Sugar prices remained under pressure because of the forecasts of oversupply in 2006/7. Many more crops have been planted following record price levels last May.  By Friday on LIFFE, the price of a tonne of white sugar for March delivery changed hands at US$358.10, compared with US$352.70 dollars a week earlier. On NYBOT, the price of unrefined sugar for December delivery stood at 11.53 US cents per pound, from 11.19 US cents the previous week.

Cotton prices remained close to their lowest levels since August 2005 as Chinese buyers remained notable by their absence. On the NYBOT, the December contract fell to 48.70 US cents per pound on Friday, from 49.03 US cents a week earlier. The Cotton Outlook Index of physical cotton dropped to 56.20 US cents, from 56.50 cents the previous week.

Wool prices jumped thanks to strong Chinese demand. "The demand was widespread, but led by buyers for China," said the Australian Wool Industries Secretariat. The Eastern index rose to A$ 7.55 per kilo on Thursday, from A$7.41 the previous week. But the British Wooltops index stood at 391p, down 4p.

World tea production could suffer the first decline this decade, according to commodity traders, FO Licht.  The reason for this forecast, which Licht warns is a preliminary one, is the impact of drought on the major African producer, Kenya, as well as a number of smaller origins. Plus, the rise in crude oil prices has raised the cost of leaf processing and of fertilisers. Last year world production was up 3.3 per cent at 3.47 million tonnes, and it has risen by an average 2.9% a year over the last six years as a result of rising output in China, India, and to a smaller extent, Sri Lanka, Kenya, Vietnam and Turkey. This year India, however, produced 466,847 tonnes in the first eight months, up 1.8 per cent. 

http://www.agriprods.com/storyFull5.php?storySeq=39


----------



## Brasidas (30 October 2006)

Final part of that article ..

Gourmet’s corner:

Olive oil – connoisseurs conversant with the subtle peppery or fruity differences in Italian, Greek, French, Spanish, etc, olive oil flavours according to their origin, will have to tune their palates into a new one. China plans to step up its production of olive oil – which it calls olive tea.  The State Forestry Administration (SFA) plans construction of 50 oil tea high-yield demonstration bases as part of its  the 11th Five-Year Program period (2006-2010), sources attending a National Oil Tea meeting held in East China's Jiangxi Province have reported.  The SFA is apparently to publish proposals on promoting development of an oil tea industry in the near future, aiming to have 30 leading oil tea processing enterprises in operation. It wants to establish 30 oil tea name brands and to bring the proportion of quality tea oil up to over 70 per cent by the end of 2010.
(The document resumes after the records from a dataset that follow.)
template <int TM, int TN, int WAVES_M, int WAVES_N, bool X1>
__global__ __launch_bounds__(WAVES_M* WAVES_N * 64) __attribute__((amdgpu_waves_per_eu(WAVES_M* WAVES_N / 4)))
void wino_gemm_psp_kernel(GemmPsArgs a) {
  constexpr int NW = WAVES_M * WAVES_N;
  constexpr int BM = 32 * TM * WAVES_M, BN = 32 * TN * WAVES_N;
  constexpr int STAGE = (BM + BN) * 128;
  constexpr int FA = BM / 8 / NW, FB = BN / 8 / NW;
  static_assert((BM / 8) % NW == 0 && (BN / 8) % NW == 0, "tile rows must split evenly over the waves");
  static_assert(FA + FB <= 16, "the counted wait below assumes a handful of DMAs per wave and stage");
  constexpr int NST = TM * TN * 16;
  constexpr int WIN = NST + FA + FB < 63 ? NST + FA + FB : 63;
  extern __shared__ __attribute__((aligned(1024))) char smem_ps[];
  typedef __attribute__((address_space(3))) void* lds_ptr;
  const int tid = threadIdx.x, lane = tid & 63;
  const int wv = __builtin_amdgcn_readfirstlane(tid >> 6);
  const int wm = wv / WAVES_N, wn = wv % WAVES_N;
  const int lr = lane & 31, lh = lane >> 5;
  const int per_batch = a.m_tiles * a.n_tiles;
  const int total = per_batch * a.nb;
  const int G = (int)gridDim.x;
  const int n_my = ((int)blockIdx.x < total) ? (total - (int)blockIdx.x + G - 1) / G : 0;
  if (n_my == 0) return;
  const bool xcd = (total & 7) == 0 && (G & 7) == 0;
  auto tile_of = [&](int seq, int& batch, int& m0, int& n0) {
    const int it = (int)blockIdx.x + seq * G;
    const int b = xcd ? (it & 7) * (total >> 3) + (it >> 3) : it;
    batch = b / per_batch;
    const int rem = b - batch * per_batch;
    m0 = (rem / a.n_tiles) * BM;
    n0 = (rem % a.n_tiles) * BN;
  };
  float s_in, s_out;
  ps_scales(a.a_amax, a.a_bound, s_in, s_out);
  const int fr = lane >> 3, fq = lane & 7;
  const unsigned kbytes = (unsigned)a.K * 4u;
  const int n_it = (a.K + 31) / 32;
  unsigned pcA[FA], pcB[FB], offA[FA], offB[FB];
#pragma unroll
  for (int f = 0; f < FA; ++f) pcA[f] = (unsigned)((fq ^ ((((f * NW + wv) * 8 + fr) >> 1) & 7)) * 16);
#pragma unroll
  for (int f = 0; f < FB; ++f) pcB[f] = (unsigned)((fq ^ ((((f * NW + wv) * 8 + fr) >> 1) & 7)) * 16);
  int f_seq = 0, f_it = 0, f_batch = 0;
  auto fill_tile = [&](int seq) {
    int m0 = 0, n0 = 0;
    const bool live = seq < n_my;
    if (live) tile_of(seq, f_batch, m0, n0);
#pragma unroll
    for (int f = 0; f < FA; ++f) {
      const int row = (f * NW + wv) * 8 + fr;
      offA[f] = (live && m0 + row < a.M) ? (unsigned)(m0 + row) * kbytes + pcA[f] : 0xffffffffu;
    }
#pragma unroll
    for (int f = 0; f < FB; ++f) {
      const int row = (f * NW + wv) * 8 + fr;
      offB[f] = (live && n0 + row < a.N) ? (unsigned)(n0 + row) * kbytes + pcB[f] : 0xffffffffu;
    }
  };
  fill_tile(0);
  auto fill_one = [&](int f, int stage) {
    const __amdgpu_buffer_rsrc_t rs_a = __builtin_amdgcn_make_buffer_rsrc((void*)(a.A + (size_t)f_batch * a.a_bytes), 0, a.a_bytes, 0x00020000);
    const __amdgpu_buffer_rsrc_t rs_b = __builtin_amdgcn_make_buffer_rsrc((void*)(a.B + (size_t)f_batch * a.b_bytes), 0, a.b_bytes, 0x00020000);
    char* base = smem_ps + stage * STAGE + wv * 1024;
    const unsigned koff = (unsigned)f_it * 128u;
    if (f < FA) {
      const int g = f < FA ? f : 0;
      const unsigned o = (offA[g] != 0xffffffffu && koff + pcA[g] < kbytes) ? offA[g] + koff : 0xffffffffu;
      __builtin_amdgcn_raw_ptr_buffer_load_lds(rs_a, (lds_ptr)(base + g * NW * 1024), 16, o, 0, 0, 0);
    } else {
      const int g = f - FA < FB ? f - FA : 0;
      const unsigned o = (offB[g] != 0xffffffffu && koff + pcB[g] < kbytes) ? offB[g] + koff : 0xffffffffu;
      __builtin_amdgcn_raw_ptr_buffer_load_lds(rs_b, (lds_ptr)(base + BM * 128 + g * NW * 1024), 16, o, 0, 0, 0);
    }
  };
  auto fill_advance = [&]() {
    if (++f_it == n_it) { f_it = 0; ++f_seq; fill_tile(f_seq); }
  };
  auto fill = [&](int stage) {
#pragma unroll
    for (int f = 0; f < FA + FB; ++f) fill_one(f, stage);
    fill_advance();
  };
  f32x16 accm[TM][TN], accc[TM][TN];
#pragma unroll
  for (int i = 0; i < TM; ++i)
#pragma unroll
    for (int j = 0; j < TN; ++j)
#pragma unroll
      for (int r = 0; r < 16; ++r) { accm[i][j][r] = 0.f; accc[i][j][r] = 0.f; }
  const int sw = (lr >> 1) & 7;
  int qo[2][2];
#pragma unroll
  for (int kb = 0; kb < 2; ++kb)
#pragma unroll
    for (int part = 0; part < 2; ++part) qo[kb][part] = ((4 * kb + 2 * lh + part) ^ sw) * 16;
  const int a_row = (wm * TM * 32 + lr) * 128, b_row = BM * 128 + (wn * TN * 32 + lr) * 128;
  f16x8 ah[2][TM], al[2][TM], bh[2][TN], bl[2][TN];
  auto read_half = [&](int kb, int stage) {
    const char* Ap = smem_ps + stage * STAGE + a_row;
    const char* Bp = smem_ps + stage * STAGE + b_row;
#pragma unroll
    for (int i = 0; i < TM; ++i) {
      ah[kb][i] = *reinterpret_cast<const f16x8*>(Ap + i * 32 * 128 + qo[kb][0]);
      if (!X1) al[kb][i] = *reinterpret_cast<const f16x8*>(Ap + i * 32 * 128 + qo[kb][1]);
    }
#pragma unroll
    for (int j = 0; j < TN; ++j) {
      bh[kb][j] = *reinterpret_cast<const f16x8*>(Bp + j * 32 * 128 + qo[kb][0]);
      if (!X1) bl[kb][j] = *reinterpret_cast<const f16x8*>(Bp + j * 32 * 128 + qo[kb][1]);
    }
  };
  int since_store = 2;
  auto wait_landed = [&]() {
    if (since_store < 2) {
      asm volatile("s_waitcnt vmcnt(%0) lgkmcnt(0)" ::"n"(WIN) : "memory");
    } else {
      asm volatile("s_waitcnt vmcnt(%0) lgkmcnt(0)" ::"n"(FA + FB) : "memory");
    }
    __builtin_amdgcn_s_barrier();
    asm volatile("" ::: "memory");
  };
  fill(0);
  fill(1);
  asm volatile("s_waitcnt vmcnt(%0)" ::"n"(FA + FB) : "memory");
  __builtin_amdgcn_s_barrier();
  asm volatile("" ::: "memory");
  fill(2);
  read_half(0, 0);
  read_half(1, 0);
  int st_next = 1, st_free = 0;
  int c_seq = 0, c_it = 0;
  const int total_it = n_my * n_it;
  for (int g = 0; g < total_it; ++g) {
    __builtin_amdgcn_sched_barrier(0);
#pragma unroll
    for (int i = 0; i < TM; ++i)
#pragma unroll
      for (int j = 0; j < TN; ++j) {
        accm[i][j] = ps_mfma(ah[0][i], bh[0][j], accm[i][j], 0);
        if (!X1) {
          accc[i][j] = ps_mfma(ah[0][i], bl[0][j], accc[i][j], 0);
          accc[i][j] = ps_mfma(al[0][i], bh[0][j], accc[i][j], 0);
        }
      }
    __builtin_amdgcn_sched_barrier(0);
    wait_landed();
    ++since_store;
    read_half(0, st_next);
    __builtin_amdgcn_sched_barrier(0);
#pragma unroll
    for (int i = 0; i < TM; ++i)
#pragma unroll
      for (int j = 0; j < TN; ++j) {
        accm[i][j] = ps_mfma(ah[1][i], bh[1][j], accm[i][j], 1);
        if (!X1) {
          accc[i][j] = ps_mfma(ah[1][i], bl[1][j], accc[i][j], 1);
          accc[i][j] = ps_mfma(al[1][i], bh[1][j], accc[i][j], 1);
        }
        constexpr int GROUPS = TM * TN;
        const int gidx = i * TN + j;
#pragma unroll
        for (int f = 0; f < FA + FB; ++f)
          if (f * GROUPS / (FA + FB) == gidx) fill_one(f, st_free);
        __builtin_amdgcn_sched_barrier(0);
      }
    fill_advance();
    read_half(1, st_next);
    st_free = st_next;
    st_next = st_next == 2 ? 0 : st_next + 1;
    if (++c_it == n_it) {
      int batch, m0, n0;
      tile_of(c_seq, batch, m0, n0);
      float* Cb = a.C + (size_t)batch * a.M * a.N;
#pragma unroll
      for (int j = 0; j < TN; ++j) {
        const int n = n0 + (wn * TN + j) * 32 + lr;
#pragma unroll
        for (int i = 0; i < TM; ++i)
#pragma unroll
          for (int r = 0; r < 16; ++r) {
            const int m = m0 + (wm * TM + i) * 32 + (r & 3) + 8 * (r >> 2) + 4 * lh;
            const float v = (X1 ? accm[i][j][r] : accm[i][j][r] + accc[i][j][r] * (1.f / F16_LO_SCALE)) * s_out;
            Cb[(size_t)m * a.N + n] = v;
            accm[i][j][r] = 0.f; accc[i][j][r] = 0.f;
          }
      }
      c_it = 0; ++c_seq; since_store = 0;
    }
  }
  asm volatile("s_waitcnt vmcnt(0) lgkmcnt(0)" ::: "memory");
}

template <int TM, int TN, int WAVES_M, int WAVES_N, bool X1>
static int launch_gemm_ps(GemmPsArgs a, hipStream_t s) {
  constexpr int BM = 32 * TM * WAVES_M, BN = 32 * TN * WAVES_N;
  a.m_tiles = pp_cdiv(a.M, BM);
  a.n_tiles = pp_cdiv(a.N, BN);
  const size_t lds = (size_t)3 * (BM + BN) * 128;
  auto kern = wino_gemm_ps_kernel<TM, TN, WAVES_M, WAVES_N, X1>;
  pp_max_lds(reinterpret_cast<const void*>(kern), (int)lds);
  static const int persist = getenv("PP_WINO_GEMM_PERSIST") ? atoi(getenv("PP_WINO_GEMM_PERSIST")) : 1;
  const int total = a.nb * a.m_tiles * a.n_tiles;
  if (persist && a.M % BM == 0 && a.N % BN == 0 && a.K >= 128 && total >= 2 * 256) {
    auto kp = wino_gemm_psp_kernel<TM, TN, WAVES_M, WAVES_N, X1>;
    pp_max_lds(reinterpret_cast<const void*>(kp), (int)lds);
    hipLaunchKernelGGL(kp, dim3(256), dim3(WAVES_M * WAVES_N * 64), lds, s, a);
    return pp_launch_status("wino_gemm_psp");
  }
  hipLaunchKernelGGL(kern, dim3(total), dim3(WAVES_M * WAVES_N * 64), lds, s, a);
  return pp_launch_status("wino_gemm_ps");
}
template <bool X1>
static int launch_gemm_ps_any(const GemmPsArgs& a, hipStream_t s) {
  if (a.N % 256 == 0) return launch_gemm_ps<2, 2, 2, 4, X1>(a, s);
  if (a.N % 128 == 0) return launch_gemm_ps<2, 2, 4, 2, X1>(a, s);
  return launch_gemm_ps<2, 1, 4, 2, X1>(a, s);
}

static inline int wino_blocks(long long total) {
  int b = pp_cdiv(total, 256);
  return b > 16384 ? 16384 : (b < 1 ? 1 : b);
}

static int wino_check(int C, int N, int B, int H, int W, int dil) {
  PP_CHECK_ARG(dil >= 1 && H % (2 * dil) == 0 && W % (2 * dil) == 0, "winograd: H, W must be multiples of 2*dilation");
  PP_CHECK_ARG(C % 4 == 0 && N % 4 == 0 && C > 0 && N > 0 && B > 0, "winograd: channel counts must be multiples of 4");
  const long long T = (long long)B * H * W / 4;
  PP_CHECK_ARG(T * C < 0x3fffffffLL && T * N < 0x3fffffffLL && (long long)N * C < 0x3fffffffLL,
               "winograd: plane exceeds the 4 GiB buffer-descriptor range");
  return 0;
}

#ifndef PP_ACT_16
extern "C" size_t pp_conv3x3_wino_workspace(int Cin, int Cout, int B, int H, int W, int dil) {
  const WinoGeom g = wino_geom(B, H, W, dil);
  return (size_t)g.nb * g.T * ((size_t)Cin + Cout) * sizeof(float) + 256;
}

extern "C" size_t pp_conv3x3_wino_vkeep_elems(int Cin, int B, int H, int W, int dil) {
  const WinoGeom g = wino_geom(B, H, W, dil);
  return (size_t)g.nb * g.T * Cin + 4;
}

extern "C" int pp_conv3x3_wino_tile(int H, int W, int dil) { return wino_tile(H, W, dil); }

extern "C" int pp_wino_pack_weights(const float* w_oihw, int O, int I, int tile, float* Uf, float* Ub, void* stream) {
  PP_CHECK_ARG(w_oihw && (Uf || Ub) && (tile == 2 || tile == 4), "wino_pack_weights: bad arguments");
  if (tile == 2)
    hipLaunchKernelGGL(wino_weight_kernel, dim3(pp_cdiv((long long)O * I, 256)), dim3(256), 0, (hipStream_t)stream,
                       w_oihw, O, I, Uf, Ub);
  else
    hipLaunchKernelGGL(wino4_weight_kernel, dim3(pp_cdiv((long long)O * I, 256)), dim3(256), 0, (hipStream_t)stream,
                       w_oihw, O, I, Uf, Ub);
  return pp_launch_status("wino_pack_weights");
}
#endif

static int wino_own_amax(const act_t* x, int ld, int C, long long P, float* slot, hipStream_t s) {
  if (hipMemsetAsync(slot, 0, sizeof(float), s) != hipSuccess) return pp_launch_status("wino_amax_memset");
  hipLaunchKernelGGL(wino_amax_kernel, dim3(wino_blocks(P * (C / 4))), dim3(256), 0, s, x, ld, C, P, slot);
  return pp_launch_status("wino_amax");
}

Vanilla – formerly one of the favourite ice cream and confectionery flavours -has gone into oversupply, and world prices are down by 10 per cent at around US$20.50 a pound cif Europe. At a time when use is only just beginning to recover from a decline of 50 per cent over the last five years, the major producer, Madagascar, has announced a large crop. It is expecting a harvest of around 1,400 tonnes. Other producers include Papua New Guinea, which is expecting 250 tonnes, India’s crop could reach 100 tonnes and Comoros could see 80 tonnes. As a result, global oversupply could reach around 1,000 tonnes. Replacing vanilla has been a cheaper natural vanilla-flavoured bio-tech extract from other plants. 
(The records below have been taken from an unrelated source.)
int wlk_model_finalize(wlk_model* m) {
    if (!m) return fail(WLK_ERR_ARG, "model is NULL");
    return guarded([&]() {
        WLK_HIP(hipSetDevice(m->device));
        const int nm = m->D.n_mels;
        std::vector<float> f((size_t)nm * kNFreq);
        copy_sync(f.data(), m->w("mel.filters"), f.size() * sizeof(float), hipMemcpyDeviceToHost);
        std::vector<int> lo(nm), hi(nm);
        for (int i = 0; i < nm; ++i) {
            int a = kNFreq, b = 0;
            for (int k = 0; k < kNFreq; ++k)
                if (f[(size_t)i * kNFreq + k] != 0.f) {
                    a = std::min(a, k);
                    b = k + 1;
                }
            if (b == 0) a = 0;
            lo[i] = a;
            hi[i] = b;
        }
        copy_sync(m->filt_lo, lo.data(), nm * sizeof(int), hipMemcpyHostToDevice);
        copy_sync(m->filt_hi, hi.data(), nm * sizeof(int), hipMemcpyHostToDevice);
        m->enc_layers.clear();
        m->dec_layers.clear();
        for (int i = 0; i < m->D.n_audio_layer; ++i) m->enc_layers.push_back(layer_weights(m, "enc", i, false));
        for (int i = 0; i < m->D.n_text_layer; ++i) m->dec_layers.push_back(layer_weights(m, "dec", i, true));
        {
            const size_t d = m->D.n_text_state, da = m->D.n_audio_state, Ld = m->D.n_text_layer;
            if (!m->xkv_all_w) m->xkv_all_w = dev_alloc<float>(Ld * 2 * d * da);
            if (!m->xkv_all_b) m->xkv_all_b = dev_alloc<float>(Ld * 2 * d);
            for (size_t i = 0; i < Ld; ++i) {
                copy_sync(m->xkv_all_w + i * 2 * d * da, m->dec_layers[i].xkvw, 2 * d * da * sizeof(float),
                                  hipMemcpyDeviceToDevice);
                copy_sync(m->xkv_all_b + i * 2 * d, m->dec_layers[i].xkvb, 2 * d * sizeof(float),
                                  hipMemcpyDeviceToDevice);
            }
        }
        {
            for (unsigned short* p : m->x3_owned) (void)hipFree(p);
            m->x3_owned.clear();
            m->xkv_all_w3 = nullptr;
            const int da = m->D.n_audio_state, T = m->D.n_audio_ctx;
            LaunchCtx c;
            c.stream = nullptr;
            hipStream_t st;
            WLK_HIP(hipStreamCreateWithFlags(&st, hipStreamNonBlocking));
            struct StreamGuard {
                hipStream_t s;
                ~StreamGuard() { (void)hipStreamDestroy(s); }
            } st_guard{st};
            c.stream = st;
            auto pack = [&](const float* w, int n_rows, int k = 0) -> unsigned short* {
                if (k == 0) k = da;
                unsigned short* p3 = dev_alloc<unsigned short>(x3_w_elems(n_rows, k));
                m->x3_owned.push_back(p3);
                launch_x3_pack_w(c, w, k, p3, n_rows, k);
                return p3;
            };
            static const bool narrow = [] { const char* e = getenv("WLK_X3_NARROW"); return !(e && e[0] == '0'); }();
            for (auto& L : m->enc_layers) {
                L.qkvw3 = gemm_x3_wide_applicable(T, 3 * da, da, da) ? pack(L.qkvw, 3 * da) : nullptr;
                L.fc1w3 = gemm_x3_wide_applicable(T, 4 * da, da, da) ? pack(L.fc1w, 4 * da) : nullptr;
                L.outw3 = narrow && gemm_x3_wide_applicable(T, da, da, da) ? pack(L.outw, da) : nullptr;
                L.fc2w3 = narrow && gemm_x3_wide_applicable(T, da, 4 * da, 4 * da) ? pack(L.fc2w, da, 4 * da) : nullptr;
            }
            const int n_xkv = m->D.n_text_layer * 2 * m->D.n_text_state;
            if (gemm_x3_wide_applicable(T, n_xkv, da, da)) m->xkv_all_w3 = pack(m->xkv_all_w, n_xkv);
            WLK_HIP(hipStreamSynchronize(st));
        }
        m->w_tok_emb = m->w("dec.tok_emb");
        m->w_dec_pos = m->w("dec.pos");
        m->w_ln_w = m->w("dec.ln.w");
        m->w_ln_b = m->w("dec.ln.b");
        m->finalized = true;
        return WLK_OK;
    });
}

int wlk_model_destroy(wlk_model* m) {
    if (!m) return WLK_OK;
    wlk_engine_destroy_for_model(m);
    (void)hipSetDevice(m->device);
    if (m->owns_arena) (void)hipFree(m->arena);
    if (m->xkv_all_w) (void)hipFree(m->xkv_all_w);
    if (m->xkv_all_b) (void)hipFree(m->xkv_all_b);
    for (unsigned short* p : m->x3_owned) (void)hipFree(p);
    (void)hipFree(m->twiddle);
    (void)hipFree(m->filt_lo);
    (void)hipFree(m->filt_hi);
    (void)hipFree(m->head_rank);
    (void)hipFree(m->layer_heads);
    (void)hipFree(m->layer_ranks);
    (void)hipFree(m->all_ranks);
    if (m->cif_w) (void)hipFree(m->cif_w);
    delete m;
    return WLK_OK;
}

int wlk_session_create(wlk_model* m, int beam, int max_audio_samples, wlk_session** out) {
    if (!m || !out) return fail(WLK_ERR_ARG, "NULL argument");
    if (!m->finalized) return fail(WLK_ERR_STATE, "model not finalized");
    if (beam < 1 || beam > 7) return fail(WLK_ERR_ARG, "beam must be in [1, 7]");
    if (max_audio_samples < kHop) return fail(WLK_ERR_ARG, "max_audio_samples too small");
    return guarded([&]() {
        WLK_HIP(hipSetDevice(m->device));
        auto s = std::make_unique<wlk_session>();
        s->m = m;
        s->beam = beam;
        s->audio_cap = max_audio_samples;
        WLK_HIP(hipStreamCreateWithFlags(&s->stream, hipStreamNonBlocking));
        if (const char* e = std::getenv("WLK_NO_GRAPH")) s->use_graph = !(e[0] == '1');
        hipStream_t st = s->stream;
        const wlk_dims& D = m->D;
        const size_t d = D.n_audio_state, T = D.n_audio_ctx, ctx = D.n_text_ctx, V = D.n_vocab;
        s->audio[0] = dev_alloc_zero<float>(s->audio_cap, st);
        s->audio[1] = dev_alloc_zero<float>(s->audio_cap, st);
        s->frame_cap = s->audio_cap / kHop + 4;
        s->logmel = dev_alloc<float>((size_t)s->frame_cap * D.n_mels);
        s->frame_max = dev_alloc<float>(s->frame_cap);
        s->logmel_alt = dev_alloc<float>((size_t)s->frame_cap * D.n_mels);
        s->frame_max_alt = dev_alloc<float>(s->frame_cap);
        if (const char* e = std::getenv("WLK_MEL_INCREMENTAL")) s->mel_incremental = !(e[0] == '0');
        s->mel_t = dev_alloc_zero<float>((size_t)(kMelFrames + 2) * D.n_mels, st);
        s->x1p = dev_alloc_zero<float>((size_t)(kMelFrames + 1) * d, st);
        s->ex = dev_alloc<float>(T * d);
        s->eh = dev_alloc<float>(T * d);
        s->eqkv = dev_alloc<float>(T * 3 * d);
        s->eatt = dev_alloc<float>(T * d);
        s->emlp = dev_alloc<float>(T * 4 * d);
        s->enc_out = dev_alloc<float>(T * d);
        {
            bool any_x3 = m->xkv_all_w3 != nullptr, qkv_x3 = false;
            bool fc2_x3 = false;
            for (const auto& L : m->enc_layers) {
                any_x3 |= L.qkvw3 || L.fc1w3 || L.outw3;
                qkv_x3 |= L.qkvw3 != nullptr;
                fc2_x3 |= L.fc2w3 != nullptr;
            }
            if (fc2_x3) s->emlp3 = dev_alloc<unsigned short>(T * 3 * 4 * d);
            const bool attn_x3 = qkv_x3 && enc_attention_x3_enabled() && d == (size_t)D.n_audio_head * 64 && T >= 64 && (2 * d) % 128 == 0;
            if (any_x3) s->eh3 = dev_alloc<unsigned short>(T * 3 * d);
            if (attn_x3) s->eqkv3 = dev_alloc_zero<unsigned short>(x3_attn_image_elems((int)T, (int)d), st);
            if (m->xkv_all_w3) s->enc_out3 = dev_alloc<unsigned short>(T * 3 * d);
        }
        s->cross_kv = dev_alloc<float>((size_t)D.n_text_layer * T * 2 * d);

        s->max_rows = beam * (int)ctx;
        const size_t R = s->max_rows;
        s->step_in = dev_alloc<int>(3 * R + 4);
        s->tokens_dev = s->step_in;
        s->dx = dev_alloc<float>(R * d);
        s->dh = dev_alloc<float>(R * d);
        s->dqkv = dev_alloc<float>(R * 3 * d);
        s->datt = dev_alloc<float>(R * d);
        s->dq = dev_alloc<float>(R * d);
        s->dmlp = dev_alloc<float>(R * 4 * d);
        const size_t cache = (size_t)D.n_text_layer * beam * ctx * d;
        s->kcache[0] = dev_alloc<float>(cache);
        s->vcache[0] = dev_alloc<float>(cache);
        s->hsel = dev_alloc<float>((size_t)2 * beam * d);
        s->logits_last = dev_alloc<float>((size_t)2 * beam * V);
        s->logits_sot = s->logits_last + (size_t)beam * V;
        s->ring_row = s->step_in + R;
        s->beam_of_row = s->step_in + 2 * R;
        s->d_offset = s->step_in + 3 * R;
        s->ring_rows = (int)ctx + kAlignWindow;
        if (m->n_align > 0) s->ring = dev_alloc<float>((size_t)m->n_align * beam * s->ring_rows * T);
        s->xsplit = dev_alloc<float>(cross_split_scratch_floats(8, D.n_text_head, (int)T));
        s->fsplit = dev_alloc<float>(flash_split_scratch_floats(s->max_rows, D.n_text_head, wlk_session::kFlashSplitsMax));
        s->z = dev_alloc<float>((size_t)beam * std::max(m->n_align, 1) * T + (size_t)beam * 128);
        s->attn_last = dev_alloc_zero<float>((size_t)beam * T, st);
        s->adj_row = dev_alloc<int>(3 * wlk_session::kAdjCap);
        s->src_rows = dev_alloc<int>(8);
        if (beam >= 2 && beam <= 7) s->anc = dev_alloc_zero<unsigned char>((size_t)beam * ctx, st);
        s->top_vals = dev_alloc<float>((size_t)beam * 18);
        s->top_ids = reinterpret_cast<int*>(s->top_vals) + (size_t)beam * 8;
        s->frames = s->top_ids + (size_t)beam * 8;
        WLK_HIP(hipMalloc(&s->topk_scratch, topk_scratch_bytes(beam)));
        s->probs = dev_alloc<float>(beam);
        WLK_HIP(hipHostMalloc(&s->pinned, wlk_session::kPinnedBytes, hipHostMallocDefault));
        WLK_HIP(hipHostMalloc(&s->dec_stage, 65536, hipHostMallocDefault));
        WLK_HIP(hipHostMalloc(&s->audio_stage, wlk_session::kPinnedBytes, hipHostMallocDefault));
        WLK_HIP(hipEventCreateWithFlags(&s->audio_stage_ev, hipEventDisableTiming));
        WLK_HIP(hipEventCreateWithFlags(&s->dec_stage_ev, hipEventDisableTiming));
        if (beam == 1) {
            void* hp = nullptr;
            WLK_HIP(hipHostMalloc(&hp, 4096, hipHostMallocMapped | hipHostMallocCoherent));
            std::memset(hp, 0, 4096);
            s->step_host = static_cast<StepBlock*>(hp);
            s->result_host = reinterpret_cast<StepResult*>(static_cast<char*>(hp) + 2048);
            void* dp = nullptr;
            WLK_HIP(hipHostGetDevicePointer(&dp, hp, 0));
            s->step_host_dev = static_cast<StepBlock*>(dp);
            s->result_host_dev = reinterpret_cast<StepResult*>(static_cast<char*>(dp) + 2048);
            s->step_dev = reinterpret_cast<StepBlock*>(dev_alloc<int>(sizeof(StepBlock) / 4));
        }
        if (m->cif_w) wlk_cif_session_prepare(s.get());
        WLK_HIP(hipStreamSynchronize(st));
        *out = s.release();
        return WLK_OK;
    });
}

http://www.agriprods.com/storyFull5.php?storySeq=39


----------



## wayneL (30 October 2006)

Brasidas said:
			
		

> The purpose of this thread is to establish some discussion on soft commodities.
> 
> People like Jim Rogers reckon this will be the next big thing.  We have heard all this before, but when I heard a report on the UK news today about the effects of global warming on Africa - more drought and more rain in tropical areas resulting is less crops in the former or destroyed crops due to excess rain in the latter - you have to ask what is the effect going to be on prices.  We get so much of our food in Europe from Africa, and what about the people of Africa themselves?




Yo

Good one Brasidas, I trade softs. Next big thing? Well maybe, but good trading vehicles nevertheless.

Grains have just had a nice trend upwards....weather related.

I'm away from home atm but will be in on this thread for sure.


----------



## dodgers (29 January 2007)

how's everyone's soft commodities trading going?

thought I'd raise this thread again and ask whats on everyone's radar now that some of the grains have soared.

been looking at July cotton, Citibank think it might eventually head to 60

any thoughts on softs / grains at the moment in general?


cheers
dodgers


----------



## Smurf1976 (30 January 2007)

Regarding biofuels:

The potential consumption for motor fuels vastly exceeds that of human food consumption. The biofuels industry could easily take ALL the food grown on this planet many times over. Thus there is in practice no upper limit to demand for feedstocks for ethanol production as long as that production remains below the cost of petrol produced from crude oil.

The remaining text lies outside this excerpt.